Every one gets horny and I know sometimes you wanna dry hum anyone and anything but to take that shit literally and try and fuck a horse.Turns out a Michigan was caught fucking a horse, pants down nogal. More after the jump:
According to the Huffington Post, Mester was caught on tape feeding a thoroughbred mare from a bucket. And then, according to police, he flipped that fucking bucket over, stood on it, lifted the stable sheet and had sexual intercourse with the animal.
"Holy Shit!" |
Sgt. Fritz Sandberg of the Clinton County Sheriff's Office said: "I have been in law enforcement for 30 years and this is definitely a bizarre case." Speak for yourself, Sarg, this shit is old hat around these parts.
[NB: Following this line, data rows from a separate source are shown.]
@@ -1050,7 +1050,21 @@
     typedef __attribute__((address_space(3))) double *LdsDoubles;
     typedef __attribute__((address_space(3))) int *LdsInts;
     const LdsBytes l = (LdsBytes)lds;
-    for (int il = tid; il < n; il += block) {
+    int il = tid;
+    for (; il < min(n, global_from); il += block) {
+        const size_t i = (size_t)base + il;
+        double v[Cols::n_lds_doubles];
+#pragma unroll
+        for (int k = 0; k < N_DOUBLE_COLS; ++k)
+            if (Cols::in_lds(k)) v[Cols::lds_pos(k)] = *reinterpret_cast<const double *>(reinterpret_cast<const char *>(r0 + (size_t)k * col_stride + i) + from);
+        const int ci = *reinterpret_cast<const int *>(reinterpret_cast<const char *>(idx + i) + from);
+        const unsigned char cf = *reinterpret_cast<const unsigned char *>(reinterpret_cast<const char *>(flags + i) + from);
+#pragma unroll
+        for (int p = 0; p < Cols::n_lds_doubles; ++p) ((LdsDoubles)l)[p * PITCH + il] = v[p];
+        ((LdsInts)(l + Cols::lds_idx_bytes))[il] = ci;
+        (l + Cols::lds_flags_bytes)[il] = cf;
+    }
+    for (; il < n; il += block) {
         const size_t i = (size_t)base + il;
         double v[N_DOUBLE_COLS];
 #pragma unroll
@@ -1068,6 +1082,94 @@
         (l + Cols::lds_flags_bytes)[il] = cf;
         type[i] = ct;
     }
+}
+
+__device__ __attribute__((noinline)) void frame_queue_draw(unsigned *ticket, const int *order, int count, const FrameItem *items, const RankDesc *desc,
+                                                           int n_ranks, int list_stride, int n_total, ParkedItem *out)
+{
+    const unsigned k = atomicAdd(ticket, 1u);
+    const int it = k < (unsigned)count ? order[k] : -2;
+    int pred_open = 0, rank = 0, n = 0;
+    if (it >= 0) {
+        const int f = it / n_ranks, r = it - f * n_ranks;
+        const FrameItem fi = items[it];
+        if (f > 0) pred_open = items[it - n_ranks].open != 0;
+        n = min(list_stride, n_total - r * list_stride);
+        if (desc) {
+            const RankDesc d = desc[r];
+            n = min(n, d.len);
+            out->desc = d;
+        }
+        out->fi = fi;
+        rank = r;
+    }
+    out->item = it;
+    out->pred_open = pred_open;
+    out->rank = rank;
+    out->n = n;
+    out->start_pass = -1;
+    out->chunks = 0;
+}
+
+template <unsigned MASK>
+__device__ __attribute__((noinline)) void frame_queue_prefetch(ParkedItem *park, double *r0, unsigned col_stride, char *type, int list_stride,
+                                                               long long snap_delta, bool draws, const unsigned *frames_done, int n_ranks,
+                                                               int running_rank, int pass, int t)
+{
+    if (!park->valid) return;
+    const int sp = park->start_pass;
+    if (sp == -1 && t == 0) {
+        const int it = park->item;
+        int go = -2;
+        if (it >= 0 && park->fi.open == 1 && park->rank != running_rank) {
+            if (!park->pred_open) {
+                go = pass + 1;
+            } else {
+                const unsigned d = __hip_atomic_load(&frames_done[park->rank], __ATOMIC_RELAXED, __HIP_MEMORY_SCOPE_AGENT);
+                const unsigned f = (unsigned)(it / n_ranks);
+                if (d == f) {
+                    __builtin_amdgcn_fence(__ATOMIC_ACQUIRE, "agent");
+                    go = pass + 1;
+                } else if (d < f) {
+                    go = -1;
+                }
+            }
+        }
+        park->start_pass = go;
+    }
+    if (sp < 0 || pass < sp) return;
+    const int n = park->n;
+    const int il = (pass - sp) * FRAME_AHEAD_SLOTS + t;
+    const int base = park->rank * list_stride;
+    if (snap_delta != 0 && il < n) {
+        const size_t i = (size_t)base + il;
+        const char ct = *(reinterpret_cast<const char *>(type + i) + snap_delta);
+#pragma unroll
+        for (int half = 0; half < 2; ++half) {
+            double v[N_DOUBLE_COLS / 2];
+#pragma unroll
+            for (int k = 0; k < N_DOUBLE_COLS / 2; ++k)
+                if (!((MASK >> (half * (N_DOUBLE_COLS / 2) + k)) & 1u))
+                    v[k] = *reinterpret_cast<const double *>(reinterpret_cast<const char *>(r0 + (size_t)(half * (N_DOUBLE_COLS / 2) + k) * col_stride + i) + snap_delta);
+#pragma unroll
+            for (int k = 0; k < N_DOUBLE_COLS / 2; ++k)
+                if (!((MASK >> (half * (N_DOUBLE_COLS / 2) + k)) & 1u)) r0[(size_t)(half * (N_DOUBLE_COLS / 2) + k) * col_stride + i] = v[k];
+        }
+        type[i] = ct;
+    }
+    const int pair = (pass - sp) * (FRAME_AHEAD_SLOTS / 2) + (t - FRAME_AHEAD_SLOTS / 2);
+    if (draws && t >= FRAME_AHEAD_SLOTS / 2 && 2 * pair < n) {
+        double *const draw_log = r0 + (size_t)N_DOUBLE_COLS * col_stride + (size_t)base;
+        const Philox4 blk = keyed_block(park->fi.seed, 0ull, (uint32_t)pair, RNG_FREEPATH, park->desc.stream);
+        draw_log[2 * pair] = log(bits_to_uniform_pos((uint64_t)blk.w[0] | ((uint64_t)blk.w[1] << 32)));
+        if (2 * pair + 1 < n) draw_log[2 * pair + 1] = log(bits_to_uniform_pos((uint64_t)blk.w[2] | ((uint64_t)blk.w[3] << 32)));
+    }
+}
+__device__ __forceinline__ int lds_uniform(int v) { return __builtin_amdgcn_readfirstlane(v); }
+__device__ __forceinline__ unsigned long long lds_uniform(unsigned long long v)
+{
+    const unsigned lo = (unsigned)__builtin_amdgcn_readfirstlane((int)(unsigned)v), hi = (unsigned)__builtin_amdgcn_readfirstlane((int)(unsigned)(v >> 32));
+    return ((unsigned long long)hi << 32) | lo;
 }
 
 struct RankLayout {
@@ -1122,30 +1224,107 @@
         __shared__ TapeLds<RANK_BLOCK> s_tape;
         tl = &s_tape;
     }
+#ifndef MCRAT_NO_QUEUE_LOOKAHEAD
+    constexpr bool LOOKAHEAD = QUEUE && !CSH && RANK_BLOCK > 64;
+#else
+    constexpr bool LOOKAHEAD = false;
+#endif
+    [[maybe_unused]] ParkedItem *park = nullptr;
+    if constexpr (LOOKAHEAD) {
+        static_assert(sizeof(ParkedItem) <= RANK_QUEUE_PARK_BYTES, "rank_form_plan.hpp holds two lists per CU against this");
+        __shared__ ParkedItem s_park;
+        park = &s_park;
+    }
+#ifdef MCRAT_DIAG
+    __shared__ long long s_qdg[5];
+#define QUEUE_STAMP(k) do { if (QUEUE && tid == 0) { __builtin_amdgcn_sched_barrier(0); s_qdg[k] = (long long)__builtin_amdgcn_s_memtime(); __builtin_amdgcn_sched_barrier(0); } } while (0)
+#else
+#define QUEUE_STAMP(k) do { } while (0)
+#endif
     int tid = threadIdx.x, lane = tid & 63;
     const bool queued = QUEUE ? lay.fq.n_frames > 0 : false;
+    [[maybe_unused]] auto draw_item = [&](const bool ahead) __attribute__((always_inline)) {
+        if constexpr (LOOKAHEAD) {
+            unsigned xcc;
+            asm volatile("s_getreg_b32 %0, hwreg(HW_REG_XCC_ID)" : "=s"(xcc));
+            xcc &= (unsigned)(FRAME_QUEUE_XCDS - 1);
+            unsigned *const ticket = lay.fq.ticket + xcc * FRAME_TICKET_STRIDE;
+            const int off = lay.fq.order_off[xcc], count = lay.fq.order_off[xcc + 1] - off;
+            if (ahead) {
+                const unsigned drawn = __hip_atomic_load(ticket, __ATOMIC_RELAXED, __HIP_MEMORY_SCOPE_AGENT);
+                if (drawn >= (unsigned)count || count - (int)drawn <= (int)(gridDim.x / FRAME_QUEUE_XCDS)) return false;
+            }
+            frame_queue_draw(ticket, lay.fq.order + off, count, lay.fq.items, lay.desc, lay.n_ranks, lay.stride, lay.n_total, park);
+            return true;
+        } else {
+            return false;
+        }
+    };
+    [[maybe_unused]] auto park_next = [&]() __attribute__((always_inline)) {
+        if constexpr (LOOKAHEAD) { if (draw_item(true)) park->valid = 1; }
+    };
+#ifndef MCRAT_QUEUE_LOOKAHEAD_PARTS
+#define MCRAT_QUEUE_LOOKAHEAD_PARTS 3
+#endif
+#ifndef MCRAT_NO_LEAN_RESTORE
+    constexpr bool AHEAD_RESTORE = LOOKAHEAD && RESIDENT && RANK_BLOCK == 256 && (MCRAT_QUEUE_LOOKAHEAD_PARTS & 1) != 0;
+#else
+    constexpr bool AHEAD_RESTORE = false;
+#endif
+#ifndef MCRAT_NO_SHADOW_DRAWS
+    constexpr bool AHEAD_DRAWS = LOOKAHEAD && RANK_BLOCK > 64 && !TAPE && (MCRAT_QUEUE_LOOKAHEAD_PARTS & 2) != 0;
+#else
+    constexpr bool AHEAD_DRAWS = false;
+#endif
+    [[maybe_unused]] auto prefetch_next = [&](const int running_rank, const int pass) __attribute__((always_inline)) {
+        if constexpr (AHEAD_RESTORE || AHEAD_DRAWS) {
+            if (lay.cs == nullptr && lay.desc != nullptr && tid - 64 < FRAME_AHEAD_SLOTS)
+                frame_queue_prefetch<LIST_MASK_FULL>(park, gph.r0, gph.col_stride, gph.type, lay.stride, AHEAD_RESTORE && lay.fq.restore ? lay.fq.snap_delta : 0ll,
+                                                     AHEAD_DRAWS, lay.fq.frames_done, lay.n_ranks, running_rank, pass, tid - 64);
+        }
+    };
     auto list_frame = [&](const int rank, const int item, const HydroDev &hy) __attribute__((always_inline)) {
     const int base = rank * lay.stride;
     int n = min(lay.stride, lay.n_total - base);
     RngKey rk = {key.seed, key.stream + (uint32_t)rank, 0u};
+    [[maybe_unused]] const bool parked = LOOKAHEAD && item >= 0;
+    bool fresh;
     if (lay.desc) {
-        const RankDesc d = lay.desc[rank];
+        RankDesc d;
+        if (parked) { d.len = lds_uniform(park->desc.len); d.stream = (uint32_t)lds_uniform((int)park->desc.stream); d.seed = lds_uniform((unsigned long long)park->desc.seed); }
+        else d = lay.desc[rank];
         n = min(n, d.len);
         rk.seed = d.seed;
         rk.stream = d.stream;
     }
-    if (item >= 0) rk.seed = lay.fq.items[item].seed;
-    const bool fresh = item >= 0 && lay.fq.items[item].open == 1;
+    if (parked) {
+        rk.seed = lds_uniform((unsigned long long)park->fi.seed);
+        fresh = lds_uniform(park->fi.open) == 1;
+    } else {
+        if (item >= 0) rk.seed = lay.fq.items[item].seed;
+        fresh = item >= 0 && lay.fq.items[item].open == 1;
+    }
+    [[maybe_unused]] int ahead_slots = 0;
+    if constexpr (AHEAD_RESTORE || AHEAD_DRAWS) { if (parked) ahead_slots = lds_uniform(park->chunks) * FRAME_AHEAD_SLOTS; }
     const int idx_shift = lay.desc ? base : 0;
     if (fresh) {
         static_assert(sizeof(LoopState) / sizeof(int) <= 64, "one wavefront clears the state");
         if (tid < (int)(sizeof(LoopState) / sizeof(int))) reinterpret_cast<int *>(&st)[tid] = 0;
         __syncthreads();
         if (tid == 0) {
-            double t_now = lay.fq.items[item].time_now, rem = lay.fq.items[item].remaining_time;
-            if (lay.fq.chain_clock && item >= lay.n_ranks && lay.fq.items[item - lay.n_ranks].open) {
-                t_now = states[rank].time_now;
-                rem = lay.fq.items[item].frame_end - t_now;
+            double t_now, rem;
+            if (parked) {
+                t_now = park->fi.time_now; rem = park->fi.remaining_time;
+                if (lay.fq.chain_clock && park->pred_open) {
+                    t_now = states[rank].time_now;
+                    rem = park->fi.frame_end - t_now;
+                }
+            } else {
+                t_now = lay.fq.items[item].time_now; rem = lay.fq.items[item].remaining_time;
+                if (lay.fq.chain_clock && item >= lay.n_ranks && lay.fq.items[item - lay.n_ranks].open) {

This won't come as much of a surprise given what I just wrote, but this marks the second time Mester has been accused of bestiality in the last 10 years. This time he has been charged with one count of committing sodomy and one count of aggravated indecent exposure. He is facing up to 15 years in prison if he's convicted. Last time he spent 30 days behind bars. Good call there, judge. It takes months to quit smoking and you expected this guy to kick a horse-fucking habit in 30 days.
"End Result" |
You hear about all kinds of off-the-wall shit these days -- mainly because we have access to every news story in the country -- but what kind of catastrophe took place in these people's lives that fucking a horse dawned on them as the thing to do? I get murder, I get robbery, I can even cope with a few corpse-fuckers roaming the earth, but animal fucking is my line in the sand. Well, that and children. You molest a child you should get fucked by a rocket launcher.
My guess is dude grew up watching to many episodes of My Little Pony and had a fetish since he was a kid! I'm happy that he had the decency to treat the horse like a lady, atleast he fed her before he mounted her.